The postures—The physical element of yoga
I chose a set of five yoga postures to work with—each one with an awareness of a certain part of the body. The postures are modified where necessary. We work together to achieve the correct pose and the clients get a great sense of achievement when they get it right. The class is usually quite vocal at this stage and individual attention is given to each client. We work on breathing-in while getting into the posture, and breathing out while coming out of it. Performing postures in conjunction with the breath helps to build up muscle stamina.
The next stage of the class is the one which the clients love the most—breathing practice and relaxation. We begin by lying in a comfortable position on the floor, or seated with the head supported so that the body can relax. Lights are dimmed and music is played to complement the relaxation mode. My group seems to prefer harp music. They become aware of the breath by placing their hands on their tummy, feeling it expand as they breathe in, and sink as they breathe out. If concentration levels are low I ask the group to close their eyes and listen to the sound the breath makes—through the nose and out through the mouth. Deep slow breathing is particularly beneficial for clients who have communication difficulties; the inability to verbalise their needs and feelings can be frustrating and can lead to angry outbursts. Deep breathing practised regularly has been shown to have an overall relaxing effect on the system, lowering blood pressure, slowing the heart rate and calming the nerves. Shallow breathing happens when we become anxious and panicky—we breathe from the upper part of the chest and our breathing becomes erratic. Teaching clients to breathe down into their tummy, in order to expand the lower lungs, takes time, but the benefits are worthwhile.
As the breathing practice continues, the relaxing effect is evident. Muscles become slack and a sense of calm pervades. That is the time to take the clients through a relaxation script. I tell them to feel each part of their body relaxing in turn, from the head down to each and every toe. As they breathe out, feeling every part becoming heavy and relaxed, they enjoy the ‘floppy feeling’ of total relaxation.
Perhaps the best expression of the clients’ appreciation/enjoyment of the yoga class is at its close, when a head pops up and asks: ‘When is the next class?’
At the unit where I work, I carry out a weekly one-to-one relaxation session with a client who has been experiencing behavioural problems. He has communication difficulties and, as a result, has often been frustrated, angry and threatening with other clients and staff
During the initial yoga session I learned what the client responded to in a positive way. I included relaxation music and aromatherapy and, as the client began to relax, I introduced a foot massage with essential oils. As the facial muscles began to relax, his emotional release could be heard in big sighs. As his breathing slowed down, he closed his eyes and thought about a happy place—I suggested a recent holiday and we added details, using the sense of smell (the seaside), sight (the colour of the sea, people on the beach, seagulls), sound (children playing on the beach), and feeling (the warmth of the sun). I also asked the client for suggestions, to deepen the visualisation.

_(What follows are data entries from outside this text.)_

## Files before the change

### shallow-ntc_amd/csrc/bf3_gemm.hip

```cpp
#include <algorithm>
#include <type_traits>
#include "sntc_internal.h"

namespace sntc {

typedef float f32x4 __attribute__((ext_vector_type(4)));
typedef float f32x16 __attribute__((ext_vector_type(16)));
typedef unsigned u32x4 __attribute__((ext_vector_type(4)));
typedef __bf16 bf16x8 __attribute__((ext_vector_type(8)));

namespace {

constexpr unsigned kOOR = 0x80000000u;
constexpr int kSpin = 1 << 22;

__device__ __forceinline__ float act_of(float v, int act) {
  switch (act) {
    case SNTC_ACT_RELU: return fmaxf(v, 0.0f);
    case SNTC_ACT_LEAKY_RELU: return v >= 0.0f ? v : 0.2f * v;
    case SNTC_ACT_SIGMOID: return 1.0f / (1.0f + expf(-v));
    default: return v;
  }
}

// ... 453 lines not shown
  using I1 = std::integral_constant<int, 1>;

  int mBc = 0, mBn = 0, mBn2 = 0;
  int mPc = 0, mP1 = 0, mP2 = 0;
  int nP = 0, nP_buf = 0, c_last = 0;
  int pm[NS - 1];
  auto start_piece = [&](const Piece& p, int rb) {
    init_loader(p, rb);
    const int n = __builtin_amdgcn_readfirstlane(p.k1 - p.k0);
    if (HALO) {
      issued = 0;
      const int c0 = ld_cc;
      c_last = __builtin_amdgcn_readfirstlane((p.k1 - 1) / g_T);
      rd_t = ld_t; rd_tx = ld_tx; rd_buf = 0;
      rd_shift = h_shift0 + ld_ty * (h_rowjump + (g_tw - 1) * h_coljump) + ld_tx * h_coljump;
      issue_patch(c0, 0);
      mPc = issued;
      if (h_nbufs == 3 && c0 + 1 <= c_last) issue_patch(c0 + 1, 1);
      mP1 = issued;
      mP2 = issued;
      nP = c0 + h_nbufs - 1;
      nP_buf = h_nbufs - 1;
#pragma unroll
      for (int q = 0; q < NS - 1; ++q) {
        if (q < n) issue(q);
        pm[q] = issued;
      }
      mBc = pm[0];
      mBn = pm[1];
    } else {
      if (n > 0) issue(0);
      if (n > 1) issue(1);
    }
  };

  int rb = 0;
  write_rinfo(P, rb);
  __syncthreads();
  start_piece(P, rb);
  while (true) {
    const int n = __builtin_amdgcn_readfirstlane(P.k1 - P.k0);
    if (P.consume >= 0) {
      if (tid == 0) {
        int spins = 0;
        while (__hip_atomic_load(a.sk_flags + P.consume, __ATOMIC_RELAXED, __HIP_MEMORY_SCOPE_AGENT) == 0) {
          __builtin_amdgcn_s_sleep(8);
          if (++spins > kSpin) {
            __hip_atomic_fetch_or(kargs().status, 1, __ATOMIC_RELAXED, __HIP_MEMORY_SCOPE_AGENT);
            break;
          }
        }
        __builtin_amdgcn_fence(__ATOMIC_ACQUIRE, "agent");
        asm volatile("s_waitcnt vmcnt(0)" ::: "memory");
      }
      __syncthreads();
      const __amdgpu_buffer_rsrc_t sr = __builtin_amdgcn_make_buffer_rsrc(
          a.sk_slab + (size_t)P.consume * (TM * TN * 16 * NT), 0, TM * TN * 16 * NT * 4, 0x00020000);
#pragma unroll
      for (int i = 0; i < TM; ++i)
#pragma unroll
        for (int j = 0; j < TN; ++j)
#pragma unroll
          for (int q = 0; q < 4; ++q) {
            const u32x4 v = __builtin_amdgcn_raw_buffer_load_b128(sr, tid * 16, ((i * TN + j) * 4 + q) * NT * 16, 0);
            const f32x4 f = __builtin_bit_cast(f32x4, v);
            acc[i][j][4 * q] = f[0]; acc[i][j][4 * q + 1] = f[1]; acc[i][j][4 * q + 2] = f[2]; acc[i][j][4 * q + 3] = f[3];
          }
    } else {
#pragma unroll
      for (int i = 0; i < TM; ++i)
#pragma unroll
        for (int j = 0; j < TN; ++j)
#pragma unroll
          for (int e = 0; e < 16; ++e) acc[i][j][e] = 0.0f;
    }

    Frag F;
    int s_cur = 0, s_n1 = 1, s_n2 = 2;
    if constexpr (HALO && DBUF) {
      Frag G;
      wait_vm(issued - max(mBc, mPc));
      __builtin_amdgcn_s_barrier();
      __builtin_amdgcn_sched_barrier(0);
      int mq[NS - 2];
#pragma unroll
      for (int q = 0; q < NS - 2; ++q) mq[q] = pm[q + 1];
      int s_rd = 0, s_is = NS - 1;
      auto mf = [&](const Frag& Fc, bool on, int q) {
        const int t = q / (TM * TN), i = (q / TN) % TM, j2 = q % TN;
        constexpr int PA[6] = {2, 0, 1, 1, 0, 0};
        constexpr int PB[6] = {0, 2, 1, 0, 1, 0};
        if (on && !SNTC_DBG(a, 64))
          acc[i][j2] = __builtin_amdgcn_mfma_f32_32x32x16_bf16(Fc.a[PA[t]][i], Fc.b[PB[t]][j2], acc[i][j2], 0, 0, 0);
        __builtin_amdgcn_sched_barrier(0);
      };
      auto step = [&](auto EDGE_, int j, Frag& Fc, Frag& Fn) {
        constexpr bool EDGE = decltype(EDGE_)::value;
        const bool mm = !EDGE || j >= 0, rd = (!EDGE || j + 1 < n) && (!SNTC_DBG(a, 8) || j < 1);
        static_assert(TM == 2 && TN == 2, "the slices below are laid out for a 64 x 64 wave tile (24 MFMAs per stage)");
        const char* src[TM];
        bool in[TM];
        const char* bsrc = ring + s_rd * SLOT + fb;
        int q = 0;
#pragma unroll
        for (int i = 0; i < TM; ++i) {
          const int prow = r_row[i] + rd_shift;
// ... 288 lines not shown
```

### shallow-ntc_amd/csrc/common.hip

```cpp
#include <algorithm>
#include <cstring>
#include "sntc_internal.h"

namespace sntc {

static thread_local std::string g_last_error;

void set_error(const std::string& msg) { g_last_error = msg; }

int fail(int code, const std::string& msg) {
  g_last_error = msg;
  return code;
}

int hip_fail(hipError_t e, const char* what) {
  g_last_error = std::string("HIP error in ") + what + ": " + hipGetErrorString(e);
  (void)hipGetLastError();
  return SNTC_ERR_HIP;
}
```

This particular client has been helped to control his angry outbursts though this relaxation technique and staff members have commented that his behaviour has improved and his demeanour is much more relaxed and at ease.

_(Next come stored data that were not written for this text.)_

template <bool GRP>
__device__ __noinline__ bool spec_resample(const SweepParams& sp, SpecSmem& sm, const SpecTables& T, int ns, int st,
                                           int* s_tmp, bool is_p, int e) {
  const int K = sp.K, N = sp.N, Ps = sp.Ps;
  const int ev = sm.ev;
  const long long gt = (long long)spec_cta<GRP>() * PMDI_NT + threadIdx.x, GT = (long long)sp.G * PMDI_NT;
  const int parn = (st + 1) & 1;
  const bool has_next = st + 1 < sp.steps;
  const bool tm = sp.phase_ns != nullptr && threadIdx.x == 0;
  unsigned long long t_ = tm ? globaltimer_ns() : 0ull;
#define RS_MARK(i_) if (tm) { const unsigned long long n_ = globaltimer_ns(); sm.tacc[i_] += (n_ - t_) * PMDI_NW; t_ = n_; }
  if (!spec_xsync(sp, sm)) return false;
  if (spec_cta<GRP>() == sp.G - 1) {
    extern __shared__ __align__(16) unsigned char plan_raw[];
    PlanScratch sc = {sp.sc_w, sp.sc_pp, sp.sc_u, sp.sc_j, sp.sc_anc0};
    if (sp.plan_smem) {
      sc.w = (double*)plan_raw; sc.pp = sc.w + sp.P; sc.u = sc.pp + sp.P;
      sc.j = (int*)(sc.u + sp.P); sc.a0 = sc.j + sp.P;
    }
    pool_resample_plan(sp, st, ev, sm.res_mx, s_tmp, sp.lw + (size_t)(st & 1) * sp.P, sc);
  }
  if (!spec_gsync(sp, sm)) return false;
  RS_MARK(4)
  const int* anc = sp.anc_log + (size_t)ev * sp.P;
  if (gt == (long long)sp.GP * PMDI_NT && has_next)
    atomicAdd((unsigned long long*)&sp.counters[4], (unsigned long long)sm.cnt);
#pragma unroll 1
  for (int k = 0; k < K; ++k) {
    const PoolDev& pd = sp.pd[k];
    const int* rm_old = pd.rowmap + (size_t)(ev & 1) * Ps * N;
    int* rm_new = pd.rowmap + (size_t)((ev + 1) & 1) * Ps * N;
#pragma unroll 1
    for (long long i = gt; i < (long long)Ps * N; i += GT) {
      const int slot = (int)(i / N), m = (int)(i - (long long)slot * N);
      const int a = ldcg_i32(anc + sp.slot0 + slot) - 1;
      const int ra = a / Ps, la = a - ra * Ps;
      if (ra == sp.rank) {
        __stcg(rm_new + i, ldcg_i32(rm_old + (size_t)la * N + m));
      } else if (slot == 0 || ldcg_i32(anc + sp.slot0 + slot - 1) != a + 1) {
        const int rb = ldcg_i32(on_rank(sp, rm_old, ra) + (size_t)la * N + m);
        if (rb != pd.cap - 1) {
          int* pm = sp.pull_map + ((size_t)k * sp.R + ra) * pd.cap + rb;
          if (atomicCAS(pm, -1, -2) == -1) {
            const int first = atomicSub(pd.ctr + 1, 4) - 4;
            if (first < 0) { atomicExch(sp.err, 80); sm.fail = 1; }
            else {
              const int v2 = spec_gtake(pd, first), c2 = spec_gtake(pd, first + 1);
              const int a2 = spec_gtake(pd, first + 2), b2 = spec_gtake(pd, first + 3);
              const long long job = atomicAdd((unsigned long long*)&sp.counters[5], 1ull);
              sp.pull_jobs[2 * job] = make_int4(k | (ra << 8), rb, v2, c2);
              sp.pull_jobs[2 * job + 1] = make_int4(a2, b2, 0, 0);
              __stcg(pm, v2);
            }
          }
        }
      }
    }
  }
  if (sp.R > 1) {
    if (!spec_gsync(sp, sm)) return false;
#pragma unroll 1
    for (int k = 0; k < K; ++k) {
      const PoolDev& pd = sp.pd[k];
      const int* rm_old = pd.rowmap + (size_t)(ev & 1) * Ps * N;
      int* rm_new = pd.rowmap + (size_t)((ev + 1) & 1) * Ps * N;
#pragma unroll 1
      for (long long i = gt; i < (long long)Ps * N; i += GT) {
        const int slot = (int)(i / N), m = (int)(i - (long long)slot * N);
        const int a = ldcg_i32(anc + sp.slot0 + slot) - 1;
        const int ra = a / Ps, la = a - ra * Ps;
        if (ra == sp.rank || !(slot == 0 || ldcg_i32(anc + sp.slot0 + slot - 1) != a + 1)) continue;
        const int rb = ldcg_i32(on_rank(sp, rm_old, ra) + (size_t)la * N + m);
        __stcg(rm_new + i, rb == pd.cap - 1 ? rb : ldcg_i32(sp.pull_map + ((size_t)k * sp.R + ra) * pd.cap + rb));
      }
    }
    if (!spec_gsync(sp, sm)) return false;
    const long long njobs = __ldcg(&sp.counters[5]);
    const long long gw = gt >> 5, GWp = GT >> 5;
#pragma unroll 1
    for (long long item = gw; item < njobs * SPEC_PULL_PARTS; item += GWp) {
      const long long job = item / SPEC_PULL_PARTS;
      const int part = (int)(item - job * SPEC_PULL_PARTS);
      const int4 j0 = __ldcg(sp.pull_jobs + 2 * job);
      spec_row_pull(sp, j0, __ldcg(sp.pull_jobs + 2 * job + 1), parn, part);
      if (part == 0 && (threadIdx.x & 31) == 0)
        __stcg(sp.pull_map + ((size_t)(j0.x & 0xff) * sp.R + (j0.x >> 8)) * sp.pd[j0.x & 0xff].cap + j0.y, -1);
    }
    if (gt == 0) sp.counters[3] += njobs;
#pragma unroll 1
    for (int k = 0; k < K; ++k) {
      int* rm_new = sp.pd[k].rowmap + (size_t)((ev + 1) & 1) * Ps * N;
#pragma unroll 1
      for (long long i = gt; i < (long long)Ps * N; i += GT) {
        const int slot = (int)(i / N), m = (int)(i - (long long)slot * N);
        const int a1 = ldcg_i32(anc + sp.slot0 + slot);
        if ((a1 - 1) / Ps == sp.rank) continue;
        int f = slot;
        while (f > 0 && ldcg_i32(anc + sp.slot0 + f - 1) == a1) --f;
        if (f != slot) __stcg(rm_new + i, ldcg_i32(rm_new + (size_t)f * N + m));
      }
    }
    if (!spec_gsync(sp, sm)) return false;
    if (gt == 0) sp.counters[5] = 0;
  }
  RS_MARK(5)
#pragma unroll 1
  for (int k = 0; k < K; ++k) {
    const PoolDev& pd = sp.pd[k];
    int* rc_new = pd.refcnt + (size_t)parn * pd.cap;
#pragma unroll 1
    for (long long r = gt; r < pd.cap; r += GT) {
      __stcg(rc_new + r, 0); __stcg(pd.mark + r, 0); __stcg(pd.freelist + r, -1);
      __stcg(pd.chosen + r, 0); __stcg(pd.chosen + pd.cap + r, 0); __stcg(pd.chosen + 2 * (size_t)pd.cap + r, 0);
    }
  }
  if (is_p)
    for (int sl = threadIdx.x; sl < ns; sl += PMDI_NT) T.lw_s[sl] = 1.0;
  if (!spec_gsync(sp, sm)) return false;
#pragma unroll 1
  for (int k = 0; k < K; ++k) {
    const PoolDev& pd = sp.pd[k];
    const int* rm_new = pd.rowmap + (size_t)((ev + 1) & 1) * Ps * N;
    int* rc_new = pd.refcnt + (size_t)parn * pd.cap;
#pragma unroll 1
    for (long long i = gt; i < (long long)Ps * N; i += GT) atomicAdd(rc_new + ldcg_i32(rm_new + i), 1);
  }
  if (gt == 0) {
    *sp.gcnt = 0;
    for (int k = 0; k < K; ++k) __stcg(sp.pd[k].ctr + 1, 0);
  }
  if (!spec_gsync(sp, sm)) return false;
#pragma unroll 1
  for (int k = 0; k < K; ++k) {
    const PoolDev& pd = sp.pd[k];
    const int empty = pd.cap - 1;
    const int* rc_new = pd.refcnt + (size_t)parn * pd.cap;
#pragma unroll 1
    for (long long r = gt; r < pd.cap; r += GT) {
      if (r != empty && ldcg_i32(rc_new + r) == 0) continue;
      if (!has_next) continue;
      const int c = ldcg_info(pd.info + (size_t)parn * pd.cap + r).z;
      __stcg(pd.mark + c, 1);
      __stcg(pd.mark + ldcg_info(pd.info + (size_t)(parn ^ 1) * pd.cap + r).z, 1);
      __stcg(pd.mark + ldcg_info(pd.info + (size_t)(parn ^ 1) * pd.cap + c).z, 1);
    }
  }
  if (!spec_gsync(sp, sm)) return false;
#pragma unroll 1
  for (int k = 0; k < K; ++k) {
    const PoolDev& pd = sp.pd[k];
    const int* rc_new = pd.refcnt + (size_t)parn * pd.cap;
#pragma unroll 1
    for (long long rb = (gt >> 5) << 5; rb < pd.cap - 1; rb += GT) {
      const long long r = rb + (threadIdx.x & 31);
      const bool in = r < pd.cap - 1;
      const int rc = in ? ldcg_i32(rc_new + r) : 1;
      if (in && rc > 0) {
        const int i = atomicAdd(sp.gcnt, 1);
        const int c = has_next ? ldcg_info(pd.info + (size_t)parn * pd.cap + r).z : -1;
        __stcg(sp.glist + i, make_int4((k << SPEC_KSHIFT) | (int)r, c, ldcg_i32(sp.ds[k].n + r), 0));
      }
      const bool fr = in && rc == 0 && !ldcg_i32(pd.mark + r);
      const unsigned m = __ballot_sync(FULL, fr);
      if (m) {
        int base = 0;
        const int leader = __ffs(m) - 1;
        if ((int)(threadIdx.x & 31) == leader) base = atomicAdd(pd.ctr + 1, __popc(m));
        base = __shfl_sync(FULL, base, leader);
        if (fr) pd.freelist[base + __popc(m & ((1u << (threadIdx.x & 31)) - 1u))] = (int)r;
      }
    }
  }
  if (!spec_xsync(sp, sm)) return false;
  RS_MARK(7)
#undef RS_MARK
  if (gt == 0 && has_next) atomicAdd((unsigned long long*)&sp.counters[4], (unsigned long long)(-(long long)ldcg_i32(sp.gcnt)));
  if (threadIdx.x == 0) { sm.ev = ev + 1; sm.res_flag = 0; }
  __syncthreads();
  if (is_p) {
    spec_load_units<GRP>(sp, sm, T, ns);
  } else if (e >= 0) {
    const int nl = ldcg_i32(sp.gcnt);
#pragma unroll 1
    for (int i = threadIdx.x; i < nl; i += PMDI_NT) spec_set_entry(sp, T, e, 0, i, __ldcg(sp.glist + i));
    if (threadIdx.x < K) { T.fc_top[threadIdx.x] = 0; sm.kc[threadIdx.x] = 0; }
    if (threadIdx.x == 0) { sm.cnt = nl; sm.lpar = 0; }
    if (has_next) spec_load_empty_next(sp, sm, parn);
  }
  __syncthreads();
  return !sm.fail;
}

Part of the yoga philosophy is to ‘pass the light’. I hope that sharing my experiences of yoga therapy and its benefits for people with learning disabilities will encourage other yoga teachers to make themselves available to this client group. I have found so much enthusiasm for this form of therapy among clients and co-workers and I feel there is great scope for further development in the use of yoga among people with learning disability.